Now we’re really getting into it. Michelle Remembers is the coauthored memoir of a patient, Michelle Smith (a pseudonym), and her psychiatrist, Lawrence Pazder, who started meeting for regular sessions in the early 1970s. By 1980, they both believed that Michelle had recovered memories of horrific ritual abuse she had suffered in childhood at the hands of a satanic cult—abuse that included the surgical implantation of horns and a tail, as well as the summoning of the devil. Also by 1980, Smith and Pazder had left their respective spouses and married each other. Michelle Remembers is an incredible document. It captures the catastrophic therapy that led Michelle to her false memories, the blossoming of a romance in bizarre circumstances, and the emotional logic that made the specter of ritual abuse so compelling during the 1980s. What’s more, that last sentence wouldn’t be possible without Lawrence Pazder: he coined the term “ritual abuse.”
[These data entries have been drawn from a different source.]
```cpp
struct pinn_handle {
  int device = 0;
  int sm_count = 0;
  std::vector<pinn_workspace> ws;
  uint64_t ws_clock = 0;
#ifdef PINN_AB_BUILD
  Wts* wts = nullptr;
#endif
  float* theta_dev = nullptr;
  double* weights_dev = nullptr;
  void* stage_dev = nullptr;
  size_t stage_bytes = 0;
  double* out_pinned = nullptr;
  double* out_mapped = nullptr;
  float* theta_pinned = nullptr;
  double* weights_pinned = nullptr;
  cudaStream_t s_copy = nullptr, s_main = nullptr;
  cudaEvent_t ev_copy = nullptr;
  cudaEvent_t ev_chunk[4] = {nullptr, nullptr, nullptr, nullptr};
  unsigned char* dp_buf = nullptr;
  DpArgs dp;
  bool dp_on = false;
  cudaStream_t dp_stream = nullptr;
  bool dp_stream_set = false;
  bool dp_opened[DP_MAX_WORLD] = {false, false, false, false, false, false, false, false};
  double host_us[4] = {0, 0, 0, 0};
  int64_t launches = 0;
  int engine = PINN_ENGINE_TCGEN05;
  bool host_inline_params = true;
  bool host_zero_copy = true;
  bool profiling = false;
  std::vector<cudaEvent_t> ev_pool;
  size_t ev_used = 0;
  std::string err;
  std::mutex mu;
  std::mutex host_mu;
};

struct DevGuard {
  int prev = -1, dev;
  explicit DevGuard(int d) : dev(d) {
    if (cudaGetDevice(&prev) != cudaSuccess) prev = -1;
    if (prev != dev) cudaSetDevice(dev);
  }
  ~DevGuard() {
    if (prev >= 0 && prev != dev) cudaSetDevice(prev);
  }
  DevGuard(const DevGuard&) = delete;
  DevGuard& operator=(const DevGuard&) = delete;
};

namespace pinn { struct AdamParams; struct SampleParams; }
struct LossCall {
  int variant = 0;
  int64_t n = 0;
  const void *x = nullptr, *y = nullptr, *z = nullptr, *R = nullptr;
  int in_dtype = PINN_F32;
  const uint8_t* mask = nullptr;
  const float* theta = nullptr;
  const float* theta_inline = nullptr;
  const void* const* theta_tensors = nullptr;
  int tensors_f64 = 0, tensors_in_out = 0;
  const double* weights = nullptr;
// ... 36 lines not shown
```

### pinn_for_quantum_wavefunction_surfaces_b200/csrc/pinn_launch.h

```cpp
#pragma once
#include <cstdint>
#include <cuda_runtime.h>

#include "pinn_common.cuh"

namespace pinn {

struct GridDesc {
  int on;
  int sph;
  int nx, ny, nz;
  double x0, dx, y0, dy, z0, dz;
  double R;
  const double *wx, *wy, *wz;
  double* partials;
  int ns, nnu, tiles_per_R;
  const double *Rs, *s, *ws, *nu, *wnu;
};

struct StepParams {
  const void *x, *y, *z, *R;
  const uint8_t* mask;
  const Wts* wts;
  const float* theta;
  const double* weights;
  double* partials;
  float* E_out;
  float *psi, *lap, *hpsi, *res;
  long long n;
  int in_f64;
  float bcut;
  VariantCoef vc;
  int base_grads, gate_grads;
  GridDesc grid;
  const float* theta_inline;
  const double* weights_inline;
  int w_by_value;
  const void* theta_tensors[16];
  int theta_from_tensors, tensors_f64, tensors_in_out;
  int E_f64;
};
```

Final Report of the Attorney General’s Commission on Pornography

The Meese Commission was convened by President Reagan in 1985, and it held hearings on the effects of porn on society, morality, and the family in cities around the US. It was a watershed moment in the return of sexual conservatism. The report the Commission eventually produced is a rich, confusing record of the times. It has Andrea Dworkin thundering about the dangers of porn, and it also has James Dobson, founder of Focus on the Family, thanking Dworkin for her testimony. It has conservative moralizers and tentative social scientists. It has a parent who testifies anonymously, but must be one of the mothers involved in the infamous McMartin Preschool trial, an early day-care case that helped spark the hysteria—she talks about how her child’s teachers made pornographic images of the abuse they supposedly perpetrated. It even has—and this is my favorite part—an acknowledgment that the testimony gathered in the report may have been unbalanced, because it was so hard to persuade any of the porn industry’s “millions of apparently satisfied consumers” to talk about their experiences. “To find people willing to . . . comment favorably in public about their use [of pornography] has been nearly impossible,” one commissioner wrote.

“Radical Feminism and Feminist Radicalism” by Ellen Willis

My book We Believe the Children originated with the desire to learn more about the sexual politics of the 1980s—specifically, to figure out why the women’s movement lost so much political momentum over the course of that decade. I did three years of research into these questions, but there is a sense in which I could instead have just spent that time reading this essay over and over.

Ellen Willis may be most remembered now as a rock critic and essayist, but I like her best as a straight-up political writer, and “Radical Feminism and Feminist Radicalism” is the only intellectual history of the second wave you’ll ever need. It describes the movement’s origins, maps out its ideological fault lines, and offers a cogent analysis of its theoretical shortcomings. At the same time, Willis writes: “So long as the family remains an unquestioned given of social relations, women are trapped into choosing between subordination and abandonment. This is the specter haunting contemporary sexual politics.” The increasing instability of the nuclear family unleashed anxieties that helped make the day care and ritual abuse panic possible, and those fears are still with us. Willis reaffirms the things that made radical feminism so potent: most of all, its determination to change our social relations forever.


Richard Beck is an associate editor with n+1.